The Five Biggest Cheating Mistakes You Can Make
Cheating itself isn’t a mistake or something to feel guilty about.
Occasionally allowing yourself to loosen up can make your diet as a whole more enjoyable and improve dietary compliance and long-term results.
That said, how you cheat matters. If you make any of the following mistakes, it becomes detrimental:
Cheating too frequently
Eating too much in a cheat meal
Indulging in cheat days, not meals
Eating too much fat
Drinking alcohol
Let’s take a closer look at each.
1. Cheating too frequently
This one is pretty self-explanatory.
Overeat too often, and you’ll erase either most or all of your calorie deficit and hamstring (or even halt) your fat loss. And if you’re lean bulking, you’ll balloon your calorie surplus and gain too much fat too quickly.

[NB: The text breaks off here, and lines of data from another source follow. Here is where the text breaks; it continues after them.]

@@ -2386,6 +2509,7 @@
     double by = ((double)p.M * p.K + (double)x->N * p.K + (double)p.M * x->N) * es;
     if (p.residual) by += (double)p.M * x->N * es;
     if (p.mask_src) by += (double)p.M * x->N * es;
+    if (p.accum) by += (double)p.M * x->N * es;
     prof_set_bytes(by);
   }
 #define TD_LX(TT)                                                                                     \
diff --git a/tubedetr_amd/functional.py b/tubedetr_amd/functional.py
--- a/tubedetr_amd/functional.py
+++ b/tubedetr_amd/functional.py
@@ -305,13 +305,17 @@
         _arm()
         x, h, w1d, w2d = ctx.saved_tensors
         p, seed1, seed2 = ctx.cfg
-        defer = _can_defer(*ctx.params)
         g2 = ops.dropout(dy.contiguous(), p, seed2) if p > 0 else dy.contiguous()
-        dW2, db2 = _wgrad(g2, h, defer, want_bias=True)
-        dh = ops.linear_fwd(g2, w2d, mask_src=h, alpha=1.0 / (1.0 - p) if p > 0 else 1.0)
-        dW1, db1 = _wgrad(dh, x, defer, want_bias=True)
-        dx = ops.linear_fwd(dh, w1d) if ctx.needs_input_grad[0] else None
-        return dx, dW1, db1, dW2, db2, None, None, None
+        return _ffn_backward(x, h, w1d, w2d, p, ctx.params, g2, ctx.needs_input_grad[0], None) + (None, None, None)
+
+
+def _ffn_backward(x, h, w1d, w2d, p, params, g2, need_dx, accum):
+    defer = _can_defer(*params)
+    dW2, db2 = _wgrad(g2, h, defer, want_bias=True)
+    dh = ops.linear_fwd(g2, w2d, mask_src=h, alpha=1.0 / (1.0 - p) if p > 0 else 1.0)
+    dW1, db1 = _wgrad(dh, x, defer, want_bias=True)
+    dx = ops.linear_fwd(dh, w1d, accum=accum) if need_dx else None
+    return dx, dW1, db1, dW2, db2
 
 
 def ffn(x, W1, b1, W2, b2, dropout_p=0.0, training=False):
@@ -339,6 +343,91 @@
     return AddLayerNormFn.apply(x, r, gamma, beta, eps)
 
 
+_FOLD_ON = [_os.environ.get("TD_SUBLAYER_FOLD", "1") != "0"]
+
+
+def set_sublayer_fold(on: bool) -> None:
+    _FOLD_ON[0] = bool(on)
+
+
+def _fold_ok(x) -> bool:
+    return (_FOLD_ON[0] and x.dtype == torch.bfloat16 and x.dim() == 2 and x.shape[1] in (256, 768) and x.requires_grad
+            and torch.is_grad_enabled())
+
+
+def _ln_backward_fold(dy, s, mean, rstd, gamma, p, seed):
+    if p > 0:
+        return ops.add_layernorm_bwd(dy.contiguous(), s, mean, rstd, gamma, drop_p=p, drop_seed=seed)
+    ds, dg, db = ops.add_layernorm_bwd(dy.contiguous(), s, mean, rstd, gamma)
+    return ds, dg, db, ds
+
+
+class FFNAddLayerNormFn(Function):
+
+    @staticmethod
+    def forward(ctx, x, W1, b1, W2, b2, gamma, beta, p: float, seed1: int, seed2: int, eps: float):
+        _note_use(ctx.needs_input_grad[1], W1, b1, W2, b2)
+        w1f, w1d, _, _ = prepared(W1, x.dtype)
+        w2f, w2d, _, _ = prepared(W2, x.dtype)
+        h = ops.linear_fwd(x, w1f, b1.detach(), relu=True, dropout_p=p, seed=seed1)
+        f = ops.linear_fwd(h, w2f, b2.detach(), dropout_p=p, seed=seed2)
+        y, s, mean, rstd = ops.add_layernorm_fwd(f, x, gamma.detach(), beta.detach(), eps)
+        ctx.save_for_backward(x, h, w1d, w2d, s, mean, rstd, gamma.detach())
+        ctx.cfg = (p, seed2)
+        ctx.params = (W1, b1, W2, b2)
+        return y
+
+    @staticmethod
+    def backward(ctx, dy):
+        _arm()
+        x, h, w1d, w2d, s, mean, rstd, gamma = ctx.saved_tensors
+        p, seed2 = ctx.cfg
+        ds, dg, db, g2 = _ln_backward_fold(dy, s, mean, rstd, gamma, p, seed2)
+        dx, dW1, db1, dW2, db2 = _ffn_backward(x, h, w1d, w2d, p, ctx.params, g2, True, ds)
+        return dx, dW1, db1, dW2, db2, dg, db, None, None, None, None
+
+
+class SelfAttnAddLayerNormFn(Function):
+
+    @staticmethod
+    def forward(ctx, x, pos, W_in, b_in, W_out, b_out, gamma, beta, key_pad, B, L, H, need_w, p_attn, seed_attn, p_out, seed_out, eps):
+        _note_use(ctx.needs_input_grad[2], W_in, b_in, W_out, b_out)
+        a, wavg, saved, ctx.lean, ctx.kp, ctx.cfg = _mha_forward(x, pos, None, x, W_in, b_in, W_out, b_out, key_pad, B, L, L, H, need_w,
+                                                                 p_attn, seed_attn, p_out, seed_out)
+        y, s, mean, rstd = ops.add_layernorm_fwd(a, x, gamma.detach(), beta.detach(), eps)
+        ctx.save_for_backward(s, mean, rstd, gamma.detach(), *saved)
+        ctx.params = (W_in, b_in, W_out, b_out)
+        return y, wavg
+
+    @staticmethod
+    def backward(ctx, dy, dwavg):
+        _arm()
+        s, mean, rstd, gamma, *saved = ctx.saved_tensors
+        p_out, seed_out = ctx.cfg[-2:]
+        ds, dg, db, g = _ln_backward_fold(dy, s, mean, rstd, gamma, p_out, seed_out)
+        needs = (True, ctx.needs_input_grad[1], False, True)
+        dx, dpos, _, _, dW_in, db_in, dW_out, db_out = _mha_backward(saved, ctx.lean, ctx.kp, ctx.cfg, ctx.params, needs, g, dwavg, ds)
+        return (dx, dpos, dW_in, db_in, dW_out, db_out, dg, db) + (None,) * 10
+
+
+def ffn_add_layernorm(x, W1, b1, W2, b2, gamma, beta, eps=1e-5, dropout_p=0.0, training=False):
+    if not _fold_ok(x):
+        return add_layernorm(ffn(x, W1, b1, W2, b2, dropout_p, training), x, gamma, beta, eps)
+    p = dropout_p if training else 0.0
+    return FFNAddLayerNormFn.apply(x, W1, b1, W2, b2, gamma, beta, p, _seed() if p > 0 else 0, _seed() if p > 0 else 0, eps)
+
+
+def self_attention_add_layernorm(x, pos, W_in, b_in, W_out, b_out, gamma, beta, key_pad, B, L, H, eps=1e-5, need_weights=False, attn_dropout=0.0,
+                                 out_dropout=0.0, training=False):
+    if not _fold_ok(x):
+        a, w = multihead_attention(x, None, x, W_in, b_in, W_out, b_out, key_pad, B, L, L, H, need_weights, attn_dropout, out_dropout, training, q_pos=pos)
+        return add_layernorm(a, x, gamma, beta, eps), w
+    pa = attn_dropout if training else 0.0
+    po = out_dropout if training else 0.0
+    return SelfAttnAddLayerNormFn.apply(x, pos, W_in, b_in, W_out, b_out, gamma, beta, key_pad, B, L, H, need_weights,
+                                        pa, _seed() if pa > 0 else 0, po, _seed() if po > 0 else 0, eps)
+
+
 class AddFn(Function):
 
     @staticmethod
@@ -355,92 +444,109 @@
     @staticmethod
     def forward(ctx, q_in, q_pos, k_in, v_in, W_in, b_in, W_out, b_out, key_pad, B, Lq, Lk, H, need_w, p_attn, seed_attn, p_out, seed_out):
         _note_use(ctx.needs_input_grad[4], W_in, b_in, W_out, b_out)
-        E = q_in.shape[1]
-        dt = q_in.dtype
-        same_qk = k_in is None
-        bi = b_in.detach()
-
-        def proj(x_, w_, b_):
-            return ops.linear_ex(x_, w_, b_, a2=q_pos, w_shared=True) if q_pos is not None else ops.linear_fwd(x_, w_, b_)
-
-        if same_qk:
-            wqk_f, wqk_d, _, _ = prepared(W_in[: 2 * E], dt)
-            qk = proj(q_in, wqk_f, bi[: 2 * E]).view(B, Lq, 2 * E)
-            q, k = qk[..., :E], qk[..., E:]
-            wd_list = (wqk_d,)
-        else:
-            wq_f, wq_d, _, _ = prepared(W_in[:E], dt)
-            wk_f, wk_d, _, _ = prepared(W_in[E : 2 * E], dt)
-            q = proj(q_in, wq_f, bi[:E]).view(B, Lq, E)
-            k = ops.linear_fwd(k_in, wk_f, bi[E : 2 * E]).view(B, Lk, E)
-            wd_list = (wq_d, wk_d)
-        wv_f, wv_d, _, _ = prepared(W_in[2 * E :], dt)
-        v = ops.linear_fwd(v_in, wv_f, bi[2 * E :]).view(B, Lk, E)
-        scale = 1.0 / math.sqrt(E // H)
-        lean = not need_w and ops.mha_lean_ok(q, k, v, H)
-        if lean:
-            ctxv, probs, kp = ops.mha_lean_fwd(q, k, v, key_pad, H, scale, dropout_p=p_attn, seed=seed_attn)
-            wavg = None
-        else:
-            ctxv, probs, wavg = ops.mha_fwd(q, k, v, key_pad, H, scale, need_wavg=need_w, dropout_p=p_attn, seed=seed_attn)
-            kp = None
-        wo_f, wo_d, _, _ = prepared(W_out, dt)
-        out = ops.linear_fwd(ctxv.view(B * Lq, E), wo_f, b_out.detach(), dropout_p=p_out, seed=seed_out)
-        ctx.save_for_backward(q_in, q_pos, k_in, v_in, q, k, v, probs, ctxv, wv_d, wo_d, *wd_list)
-        ctx.lean, ctx.kp = lean, kp
-        ctx.cfg = (B, Lq, Lk, H, E, same_qk, scale, p_attn, seed_attn, p_out, seed_out)
+        out, wavg, saved, ctx.lean, ctx.kp, ctx.cfg = _mha_forward(q_in, q_pos, k_in, v_in, W_in, b_in, W_out, b_out, key_pad, B, Lq, Lk, H, need_w,
+                                                                   p_attn, seed_attn, p_out, seed_out)
+        ctx.save_for_backward(*saved)
         ctx.params = (W_in, b_in, W_out, b_out)
-        return out, (wavg if need_w else None)
+        return out, wavg
 
     @staticmethod
     def backward(ctx, dout, dwavg):
         _arm()
-        q_in, q_pos, k_in, v_in, q, k, v, probs, ctxv, wv_d, wo_d, *wd_list = ctx.saved_tensors
-        B, Lq, Lk, H, E, same_qk, scale, p_attn, seed_attn, p_out, seed_out = ctx.cfg
-        dt = q_in.dtype
-        dev = q_in.device
-        defer = _can_defer(*ctx.params)
+        p_out, seed_out = ctx.cfg[-2:]
         g = ops.dropout(dout.contiguous(), p_out, seed_out) if p_out > 0 else dout.contiguous()
-        if defer:
-            dW_in = torch.empty((3 * E, E), dtype=torch.float32, device=dev)
-            db_in = torch.empty(3 * E, dtype=torch.float32, device=dev)
-        else:
-            dW_in = ops.zeros_f32((3 * E, E), dev)
-            db_in = ops.zeros_f32(3 * E, dev)
-        dW_out, db_out = _wgrad(g, ctxv.view(B * Lq, E), defer, want_bias=True)
-        dctx = ops.linear_fwd(g, wo_d).view(B, Lq, E)
-        if same_qk:
-            dqk = torch.empty((B, Lq, 2 * E), dtype=dt, device=dev)
-            dq, dk = dqk[..., :E], dqk[..., E:]
-        else:
-            dq = torch.empty((B, Lq, E), dtype=dt, device=dev)
-            dk = torch.empty((B, Lk, E), dtype=dt, device=dev)
-        dv = torch.empty((B, Lk, E), dtype=dt, device=dev)
-        dwa = dwavg.contiguous().float() if dwavg is not None else None
-        if ctx.lean:
-            ops.mha_lean_bwd(q, k, v, ctx.kp, ctxv, dctx, probs, H, scale, dq, dk, dv, dropout_p=p_attn, seed=seed_attn)
-        else:
-            ops.mha_bwd(q, k, v, dctx, probs, dwa, H, scale, dq, dk, dv, dropout_p=p_attn, seed=seed_attn)
-        dv2 = dv.view(B * Lk, E)
-        _wgrad(dv2, v_in, defer, want_bias=True, out=dW_in[2 * E :], dbias=db_in[2 * E :])
-        d_v_in = ops.linear_fwd(dv2, wv_d) if ctx.needs_input_grad[3] else None
-        d_q_in = d_k_in = None
-        need_q = ctx.needs_input_grad[0] or (q_pos is not None and ctx.needs_input_grad[1])
-        if same_qk:
-            dqk2 = dqk.view(B * Lq, 2 * E)
-            _wgrad(dqk2, q_in, defer, want_bias=True, out=dW_in[: 2 * E], dbias=db_in[: 2 * E], x2=q_pos)
-            if need_q:
-                d_q_in = ops.linear_fwd(dqk2, wd_list[0])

And on the nutritional side, neglect food quality often enough and you can erode your health and face a number of problems, including bone loss, anxiety and brain fog, fatigue and muscle weakness, and cardiovascular disease.1
2. Eating too much in a cheat meal
Many people don’t realize how many calories are in the foods they eat in their cheat meals.
This is particularly true when eating at restaurants, because a professional chef’s job is to produce delicious—not calorie-conscious—food. And when that’s the goal, butter, oil, and sugar are a cook’s best friends.
A good example of this is a study conducted by scientists at Tufts University that involved the analysis of 360 dinner entrees at 123 nonchain restaurants in San Francisco, Boston, and Little Rock between 2011 and 2014.2
They found that the restaurant dishes contained, on average, about 1,200 calories. American, Italian, and Chinese restaurants were the worst offenders, with an average of nearly 1,500 calories per meal.